The definitive experimental characterization of the frictional and deformational behavior of articular cartilage is a necessary element for the complete understanding of normal and pathological synovial joint function. A new electromechanical instrument, therefore, was utilized to subject cartilage-cartilage interfaces to a set of controlled mechanical, kinematic and environmental conditions in vitro.

Experimental specimens of articular cartilage in situ were derived from conformationally matched bovine humeral head and scapular cup pairs following surgical processing and a geometrical quality control regime. The specially designed instrumentation permitted a spatially fixed test region of the cartilage interface to be loaded and sheared in a steady, continuous or a time dependent manner. The response parameters of cartilage surface shear friction and normal deformation were simultaneously recorded on line by a PdP8/e computer system which automatically sampled, digitized and stored the data continuously during an experiment.

A systematic, comprehensive characterization of the articular cartilage frictional and deformational behavior was performed with the experimental results falling into five general categories:​ 1) the responses to statically applied loads, 2) dynamic loading responses, 3) asymptotic steady-state results, 4) kinematic parameter variation results, and 5) the results of environmental parameter variations. More specifically, the transient and asymptotic responses to static and dynamic loading, shearing velocity variations, dynamic loading frequency effects, start-stop intermittent motion responses, synovial fluid viscosity influences, and buffered saline pH. variations were experimentally documented.

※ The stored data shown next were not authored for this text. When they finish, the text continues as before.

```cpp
hipError_t launch_gemm(const GemmArgs& a_in, hipStream_t s) {
  GemmArgs a = a_in;
  if (a.M <= 0 || a.N <= 0) return hipSuccess;
  if (a.K <= 0 || (a.K % BK) != 0) return hipErrorInvalidValue;
  if ((a.lda % 8) != 0 || (a.ldw % 8) != 0) return hipErrorInvalidValue;
  if (a.out_mode == 4 && (a.c_lo <= 0 || (a.c_lo & 7))) return hipErrorInvalidValue;
  if (a.addend != nullptr && (a.out_mode == 2 || a.out_mode == 3 || a.a_lo > 0)) return hipErrorInvalidValue;
  if ((a.force_tile == 64 || a.force_tile == 0) && a.M <= 64 && (a.K % 512) == 0 && a.a_rows_per_batch == 0 && a.pos == nullptr && a.addend == nullptr && a.out_mode != 4 && a.a_lo <= 0) {
    const dim3 sgrid((unsigned)((a.N + 15) / 16)), sblock(256);
#define WCA_LAUNCH_SK(OM, G) hipLaunchKernelGGL((gemm_skinny_f16_kernel<OM, G>), sgrid, sblock, 0, s, a)
    if (a.out_mode == 0) {
      if (a.gelu) WCA_LAUNCH_SK(0, true); else WCA_LAUNCH_SK(0, false);
    } else if (a.out_mode == 1) {
      if (a.gelu) WCA_LAUNCH_SK(1, true); else WCA_LAUNCH_SK(1, false);
    } else if (a.out_mode == 2 && !a.gelu) {
      WCA_LAUNCH_SK(2, false);
    } else {
      return hipErrorInvalidValue;
    }
#undef WCA_LAUNCH_SK
    return hipGetLastError();
  }
  if (a.force_tile == 64) return hipErrorInvalidValue;
  const long tiles256 = (long)((a.M + 255) / 256) * ((a.N + 255) / 256);
  const bool splitw = a.a_lo > 0;
  if (splitw && (a.force_tile == 64 || a.force_tile == 128 || a.force_tile == 256 || a.a_rows_per_batch != 0 ||
                 !gemm_splitw_supported(a.M, a.N, a.K, a.lda, a.out_mode) || (a.a_lo & 7) != 0))
    return hipErrorInvalidValue;
  const size_t a_need = ((size_t)(a.M - 1) * a.lda + (splitw ? (size_t)a.a_lo : 0) + a.K) * sizeof(half_t), w_need = ((size_t)(a.N - 1) * a.ldw + a.K) * sizeof(half_t);
  const bool can_buf = a.a_rows_per_batch == 0 && a_need < 0x7fffffffull && w_need < 0x7fffffffull;
  if (a.a_bytes == 0) a.a_bytes = (unsigned)a_need;
  if (a.w_bytes == 0) a.w_bytes = (unsigned)w_need;
  int dev = 0;
  {
    hipError_t e = hipGetDevice(&dev);
    if (e != hipSuccess) return e;
  }
  static std::atomic<int> n_cu_cache[32] = {};
  int n_cu = n_cu_cache[dev & 31].load(std::memory_order_relaxed);
  if (n_cu == 0) {
    hipError_t e = hipDeviceGetAttribute(&n_cu, hipDeviceAttributeMultiprocessorCount, dev);
    if (e != hipSuccess) return e;
    n_cu_cache[dev & 31].store(n_cu, std::memory_order_relaxed);
  }
  if (a.cu_limit > 0 && a.cu_limit < n_cu) n_cu = a.cu_limit;
  const int ring = splitw ? (debug_switch(DBG_GEMM_RING) == 1 ? 1 : 2) : 0;
  const bool want_big = (a.force_tile == 256 || a.force_tile == 257 || a.force_tile == 258) || (a.force_tile == 0 && tiles256 >= 192);
  const bool pipelined = want_big && can_buf && a.force_tile != 256 && a.addend == nullptr;
  const bool big = want_big;
  dim3 grid, block;
  size_t shmem;
  int splitk = 1;
  if (big) {
    grid = dim3((unsigned)tiles256);
    block = dim3(512);
    shmem = 2 * 2 * 256 * 64 * sizeof(half_t);
    if (pipelined) {
      shmem += 2 * 256 * sizeof(float);
      const int nk = (splitw ? 2 : 1) * (a.K / BK);
      if (a.force_tile != 258 && nk >= 2 && (nk & 1) == 0 && tiles256 > n_cu) grid = dim3((unsigned)n_cu);
      if (a.supertile <= 0) a.supertile = ((splitw ? 2 : 1) * a.K <= 2048 && (a.N + 255) / 256 <= 32) ? 8 : 1;
    }
  } else {
    const int ntn = (a.N + BN - 1) / BN, ntm = (a.M + BM - 1) / BM;
    grid = dim3(ntn * ntm);
    block = dim3(256);
    shmem = 2 * 2 * TILE_ELEMS * sizeof(half_t);
    splitk = 1;
    if (a.out_mode == 2 && !a.gelu && a.sk_part != nullptr && a.pos == nullptr && a.c_rows_per_batch == 0 && (a.N % 4) == 0 && (a.ldc % 4) == 0 &&
        ntn * ntm <= n_cu / 2 && a.K >= 2048) {
      for (int sk = 4; sk >= 2; --sk)
        if (a.K % (sk * BK) == 0 && (size_t)sk * a.M * a.N * sizeof(float) <= a.sk_bytes) {
          splitk = sk;
          break;
        }
    }
    grid.y = (unsigned)splitk;
  }
#define WCA_LAUNCH_K(...)                                                                         \
  do {                                                                                            \
    static std::atomic<unsigned> attr_mask{0};                                                    \
    if (!(attr_mask.load(std::memory_order_acquire) & (1u << (dev & 31)))) {                      \
      hipError_t e = hipFuncSetAttribute(reinterpret_cast<const void*>(__VA_ARGS__),              \
                                         hipFuncAttributeMaxDynamicSharedMemorySize, (int)shmem); \
      if (e != hipSuccess) return e;                                                              \
      attr_mask.fetch_or(1u << (dev & 31), std::memory_order_release);                            \
    }                                                                                             \
    hipLaunchKernelGGL((__VA_ARGS__), grid, block, shmem, s, a);                                  \
  } while (0)
#define WCA_LAUNCH_S(OM, G, S)                            \
  do {                                                    \
    if (pipelined && splitw && ring == 1) { if ((S) == 4) WCA_LAUNCH_K(gemm256p_f16_kernel<OM, G, 4, 1>); else WCA_LAUNCH_K(gemm256p_f16_kernel<OM, G, 1, 1>); } \
    else if (pipelined && splitw) { if ((S) == 4) WCA_LAUNCH_K(gemm256p_f16_kernel<OM, G, 4, 2>); else if ((S) == 3) WCA_LAUNCH_K(gemm256p_f16_kernel<OM, G, 3, 2>); else if ((S) == 2) WCA_LAUNCH_K(gemm256p_f16_kernel<OM, G, 2, 2>); else WCA_LAUNCH_K(gemm256p_f16_kernel<OM, G, 1, 2>); } \
    else if (pipelined) WCA_LAUNCH_K(gemm256p_f16_kernel<OM, G, S>); \
    else if (big) WCA_LAUNCH_K(gemm256_f16_kernel<OM, G, S>);  \
    else WCA_LAUNCH_K(gemm_f16_kernel<OM, G, S>);         \
  } while (0)
#define WCA_LAUNCH(OM, G)                     \
  do {                                        \
    switch (a.site) {                         \
      case 1: WCA_LAUNCH_S(OM, G, 1); break;  \
      case 2: WCA_LAUNCH_S(OM, G, 2); break;  \
      case 3: WCA_LAUNCH_S(OM, G, 3); break;  \
      case 4: WCA_LAUNCH_S(OM, G, 4); break;  \
      default: WCA_LAUNCH_S(OM, G, 0); break; \
    }                                         \
  } while (0)
  if (a.out_mode == 3) {
    if (!gemm_ln_supported(a.M, a.N, a.K, n_cu) || a.gelu || !pipelined || a.force_tile == 258 || a.pos != nullptr || a.c_rows_per_batch != 0 || !a.ln_gamma ||
        !a.ln_beta || !a.ln_out || !a.ln_stats || !a.ln_cnt || (a.ldc & 3) || (a.ln_ld & 7))
      return hipErrorInvalidValue;
    const size_t cnt_bytes = (((size_t)((a.M + 255) / 256) * sizeof(unsigned)) + 15) / 16 * 16;
    hipError_t e = hipMemsetAsync(a.ln_cnt, 0, cnt_bytes, s);
    if (e != hipSuccess) return e;
    shmem += (2 * 512 + 2560) * sizeof(float);
    grid = dim3((unsigned)(n_cu & ~7));
    switch (a.site) {
      case 4: WCA_LAUNCH_K(gemm256p_f16_kernel<3, false, 4>); break;
      default: WCA_LAUNCH_K(gemm256p_f16_kernel<3, false, 1>); break;
    }
  } else if (a.out_mode == 0) {
    if (a.gelu) WCA_LAUNCH(0, true); else WCA_LAUNCH(0, false);
  } else if (a.out_mode == 1) {
    if (a.gelu) WCA_LAUNCH(1, true); else WCA_LAUNCH(1, false);
  } else if (a.out_mode == 2) {
// ... 24 lines not shown
```

### whisper-char-alignment_amd/csrc/gemm_epilogue.h

```cpp
#pragma once
#include "kernels.h"
#include "wca_common.h"

namespace wca {
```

The asymptotic frictional responses of the articular cartilage interfaces to four separate conibinations of loading and fluid environmental conditions were also investigated. Dynamically loaded specimens in bovine synovial fluid yielded the most efficient lubrication with the mean measured coefficient of friction spanning from 0.0019 to 0.0025 across the applied load range. In addition, a nonlinear regression analysis of the frictional and deformational time history relations under static loading was used to construct an emperical model of the transient and steady-state results. Good agreement was obtained between the model predictions and the experimentally observed responses.

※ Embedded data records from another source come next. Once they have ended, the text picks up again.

constexpr int kPhaseASmallRing = 24;
template <bool PK, int RG, int NR>
__global__ __launch_bounds__(kThreads, (RG >= 96 ? 1 : 3)) void k_phase_a(PhaseAArgs a_segment) {
  constexpr bool DD = NR > 0;
  constexpr int NRR = NR > 0 ? NR : 1;
  constexpr bool WT = wt_tiles(RG);
  const PhaseAArgs a = RG >= 96 ? load_kernargs<PhaseAArgs>() : a_segment;
  constexpr int R = 16;
  extern __shared__ __attribute__((aligned(16))) float smem[];
  float* XC = smem;
  float* XT = XC + R * 260;
  float* B1 = XT + R * TAILLD;
  float* B2 = B1 + R * 132;
  float* B3 = B2 + R * 68;
  float* A = B3 + R * 260;
  float* L = A + R * 4;
  float* DL = L + R;
  float* red = DL + R;
  float* W5S = red + 8;
  float* W4S = W5S + kSW5;
  const int ntiles = (int)(a.mpad / R);
  const bool real = (int)blockIdx.x >= ntiles;
  const GNet& g = a.g;
  const DNet& d = a.d;
  NDP_STAMP_DECL;
  NDP_STAMP(0);

  FwdW<256, 64, 4, PK, RG> dw1;
  FwdW<64, 128, 4, PK, RG> dw2;
  if (!real) {
    const int tile = (int)blockIdx.x;
    const int64_t row0 = (int64_t)tile * R;
    FwdW<256, 128, 2, PK, RG> gw1;
    FwdW<128, 64, 4, PK, RG> gw2;
    f32x4 ct[R * 64 / kThreads];
    if (DD) {
      load_code_rows<NRR>(XC, a.code, (int64_t)((uint32_t)row0 / (uint32_t)a.code_rep), a.flat);
    } else {
#pragma unroll
      for (int u = 0; u < R * 64 / kThreads; ++u) {
        const int idx = threadIdx.x + u * kThreads;
        const int i = idx >> 6, k = 4 * (idx & 63);
        const int64_t row = row0 + i;
        const bool ok = row < a.m;
        const f32x4 v = *reinterpret_cast<const f32x4*>(a.code + (size_t)((uint32_t)(ok ? row : 0) / (uint32_t)a.code_rep) * CODE + k);
        ct[u] = ok ? v : f32x4{0.f, 0.f, 0.f, 0.f};
      }
    }
    const f32x4 w5r = *reinterpret_cast<const f32x4*>(g.w5 + 4 * threadIdx.x);
    const float b5r = g.b5[threadIdx.x & 3], w4r = d.w4[threadIdx.x], b4r = d.b4[0];
    float nv = 0.f;
    {
      static_assert(R * TAILLD == kThreads, "one noise element per thread");
      const int i = threadIdx.x / TAILLD, t = threadIdx.x % TAILLD;
      const int64_t row = row0 + i;
      if (row < a.m && t < g.nz) {
        if (a.noise_out != nullptr) {
          nv = philox_uniform((uint64_t)(row * g.nz + t), a.noise_seed, (uint32_t)*a.noise_step);
          a.noise_out[row * g.nz + t] = nv;
        } else {
          nv = a.noise[row * g.nz + t];
        }
      }
    }
    pin_vmem();
    if (DD) gw2.preload(PK ? g.pf2 : g.w2, 128, g.b2, nullptr, 0);
    else gw1.preload(PK ? g.pf1 : g.w1, g.ld1, g.b1, g.w1 + CODE, g.nz);
    NDP_STAMP(24);
    if (!DD) {
#pragma unroll
      for (int u = 0; u < R * 64 / kThreads; ++u) {
        const int idx = threadIdx.x + u * kThreads;
        *reinterpret_cast<f32x4*>(XC + (idx >> 6) * 260 + 4 * (idx & 63)) = ct[u];
      }
    }
    NDP_STAMP(25);
    XT[threadIdx.x] = nv;
    *reinterpret_cast<f32x4*>(W5S + 4 * threadIdx.x) = w5r;
    if (threadIdx.x < 4) W5S[1024 + threadIdx.x] = b5r;
    W4S[threadIdx.x] = w4r;
    if (threadIdx.x == 0) W4S[256] = b4r;
// ... 130 lines not shown
  const DNet& d = a.d;
  NDP_STAMP_DECL;
  NDP_STAMP(0);

  FwdW<256, 64, 4, PK, RG> dw1;
  FwdW<64, 128, 4, PK, RG> dw2;
  f32x4 ct[R * 64 / kThreads];
  float av = 0.f;
  {
    if (DD) {
      load_code_rows<NRR>(XC, a.code, row0 / a.code_rep, (a.m + a.code_rep - 1) / a.code_rep);
    } else {
#pragma unroll
      for (int u = 0; u < R * 64 / kThreads; ++u) {
        const int idx = threadIdx.x + u * kThreads;
        const int i = idx >> 6, k = 4 * (idx & 63);
        const int64_t row = row0 + i;
        const bool ok = row < a.m;
        const f32x4 v = *reinterpret_cast<const f32x4*>(a.code + ((ok ? row : 0) / a.code_rep) * CODE + k);
        ct[u] = ok ? v : f32x4{0.f, 0.f, 0.f, 0.f};
      }
    }
    const int i = threadIdx.x / TAILLD, t = threadIdx.x % TAILLD;
    const int64_t row = row0 + i;
    if (row < a.m && t < ADIM) av = a.action_hat[row * ADIM + t];
  }
  const float w1a = d.w1[(threadIdx.x >> 2) * 260 + (threadIdx.x & 3)], w4r = d.w4[threadIdx.x], b4r = d.b4[0];
  const f32x4 w5r = *reinterpret_cast<const f32x4*>(g.w5 + 4 * threadIdx.x);
  pin_vmem();
  if (DD) dw2.preload(PK ? d.pf2 : d.w2, 64, d.b2, nullptr, 0);
  else dw1.preload(PK ? d.pf1 : d.w1 + ADIM, 260, d.b1, d.w1, ADIM);
  if (!DD) {
#pragma unroll
    for (int u = 0; u < R * 64 / kThreads; ++u) {
      const int idx = threadIdx.x + u * kThreads;
      *reinterpret_cast<f32x4*>(XC + (idx >> 6) * 260 + 4 * (idx & 63)) = ct[u];
    }
  }
  XT[threadIdx.x] = av;
  TileRegs<1, 128> t1;
  TileRegs<1, 256> t4;
  TileRegs<1, 128> t3;
  TileRegs<1, 64> t2;
  W1A[threadIdx.x] = w1a;
  W4S[threadIdx.x] = w4r;
  if (threadIdx.x == 0) W4S[256] = b4r;
  *reinterpret_cast<f32x4*>(W5S + 4 * threadIdx.x) = w5r;
  if (PRE) {
    t1.load(a.gh1 + row0 * 128, 128);
    t4.load(a.gh4 + row0 * 256, 256);
    t3.load(a.gh3 + row0 * 128, 128);
    t2.load(a.gh2 + row0 * 64, 64);
    pin_vmem();
  } else {
    load_tile<1, 128>(H1, 132, a.gh1 + row0 * 128, 128);
  }
  __syncthreads();
  NDP_STAMP(1);
  if (DD) {
    code_rows_dot<64, NRR>(d.pf1, XC, XC + NRR * 260);
    __syncthreads();
    fc1_from_code_rows<64, ACT_LRELU, NRR>(XC + NRR * 260, d.b1, d.w1, 260, ADIM, XT, B2, 68,
                                           (int)(row0 % a.code_rep), a.code_rep);
  } else {
    dw2.bind(PK ? d.pf2 : d.w2, 64, d.b2, nullptr, 0);
    layer_fwd_run<1, 256, 64, ACT_LRELU, 4, PK>(dw1, XC, 260, B2, 68, XT, TAILLD, dw2);
  }
  if (PRE) {
    t1.store(H1, 132);
    t4.store(G4, 260);
    t3.store(G3, 132);
    t2.store(G2, 68);
  }
  __syncthreads();
  FwdW<128, 256, 4, PK, RG> dw3;
  dw3.bind(PK ? d.pf3 : d.w3, 128, d.b3, nullptr, 0);
  layer_fwd_run<1, 64, 128, ACT_LRELU, 4, PK>(dw2, B2, 68, B1, 132, nullptr, 0, dw3);
  __syncthreads();
  DgW<128, 256, PK, RG> dg3;
  dg3.bind(PK ? d.pg3 : d.w3, 128);
  layer_fwd_run<1, 128, 256, ACT_LRELU, 4, PK>(dw3, B1, 132, XC, 260, nullptr, 0, dg3);
  __syncthreads();
  NDP_STAMP(2);
  layer_fwd_narrow<1, 256, 1>(XC, 260, W4S, W4S + 256, L, 1);
  __syncthreads();
  float lsum = 0.f;
  if (threadIdx.x < R) {
    const int64_t row = row0 + threadIdx.x;
    const float x = L[threadIdx.x];
    float dl = 0.f;
    if (row < a.m) {
      lsum = fmaxf(x, 0.f) - x + log1pf(expf(-fabsf(x)));
      dl = (1.f / (1.f + expf(-x)) - 1.f) * a.inv_m;
    }
    DL[threadIdx.x] = dl;
  }
  if (threadIdx.x < 64) {
    const float tot = wave_sum(lsum);
    if (threadIdx.x == 0) a.loss_partials[blockIdx.x] = tot;
  }
  __syncthreads();
  NDP_STAMP(3);
  layer_dgrad_narrow<1, 256, 1, ACT_LRELU>(DL, 1, W4S, XC, 260);
  __syncthreads();
  DgW<64, 128, PK, RG> dg2;
  dg2.bind(PK ? d.pg2 : d.w2, 64);
  layer_dgrad_run<1, 128, 256, ACT_LRELU, PK>(dg3, XC, 260, B1, 132, dg2);
  __syncthreads();
  DgW<128, 256, PK, RG> gg4;
  gg4.bind(PK ? g.pg4 : g.w4, 128);
  layer_dgrad_run<1, 64, 128, ACT_LRELU, PK>(dg2, B1, 132, B2, 68, gg4);
  __syncthreads();
  NDP_STAMP(4);
  {
    const int i = threadIdx.x >> 4, j = (threadIdx.x >> 2) & 3, part = threadIdx.x & 3;
    const int64_t row = row0 + i;
    const float ng = (part == 0 && row < a.m && a.nd_grad != nullptr) ? a.nd_grad[row * ADIM + j] : 0.f;
    float s = 0.f;
#pragma unroll
    for (int o = 16 * part; o < 16 * part + 16; ++o) s = fmaf(B2[i * 68 + o], W1A[o * 4 + j], s);
    s += __shfl_xor(s, 1, 64);
    s += __shfl_xor(s, 2, 64);
    if (part == 0) {
      s = row < a.m ? s + ng : 0.f;
      DA[i * ADIM + j] = s;
      a.dy5[row * ADIM + j] = s;
    }
  }
  __syncthreads();
  NDP_STAMP(5);

  if (!PRE) {
    load_tile<1, 256>(G4, 260, a.gh4 + row0 * 256, 256);
    load_tile<1, 128>(G3, 132, a.gh3 + row0 * 128, 128);
    load_tile<1, 64>(G2, 68, a.gh2 + row0 * 64, 64);
    __syncthreads();
  }
  NDP_STAMP(6);
  layer_dgrad_narrow<1, 256, 4, ACT_RELU>(DA, 4, W5S, G4, 260);
  __syncthreads();
  NDP_STAMP(7);
  DgW<64, 128, PK, RG> gg3;
  gg3.bind(PK ? g.pg3 : g.w3, 64);
  layer_dgrad_run<1, 128, 256, ACT_RELU, PK>(gg4, G4, 260, G3, 132, gg3);
  __syncthreads();
  NDP_STAMP(8);
  DgW<128, 64, PK, RG> gg2;
  gg2.bind(PK ? g.pg2 : g.w2, 128);
  store_tile<1, 256, WT>(a.dy4 + row0 * 256, 256, G4, 260);
  layer_dgrad_run<1, 64, 128, ACT_RELU, PK>(gg3, G3, 132, G2, 68, gg2);
  __syncthreads();
  NDP_STAMP(9);
  store_tile<1, 128, WT>(a.dy3 + row0 * 128, 128, G3, 132);
  layer_dgrad_run<1, 128, 64, ACT_RELU, PK>(gg2, G2, 68, H1, 132);
  __syncthreads();
  NDP_STAMP(10);
  store_tile<1, 64, WT>(a.dy2 + row0 * 64, 64, G2, 68);
  store_tile<1, 128, WT>(a.dy1 + row0 * 128, 128, H1, 132);
  store_segment_sums<128, 1>(H1, 132, a.dy1seg, row0, a.code_rep, a.seg_s, a.seg_entries, (int)blockIdx.x, (int)gridDim.x);
  NDP_STAMP(11);
  NDP_STAMP_FLUSH(12, 6);
}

Finally, a preliminary investigation of the possible relationship between articular cartilage surface topographical changes and the applied interfacial stress history was conducted. Through the use of scanning electron microscopy and the definitive experimental configuration of the present study it was possible to obtain a significant correlation between the magnitude, duration and direction of the applied mechanical stresses and orientation and degree of the resultant cartilage surface ultrastructural alterations.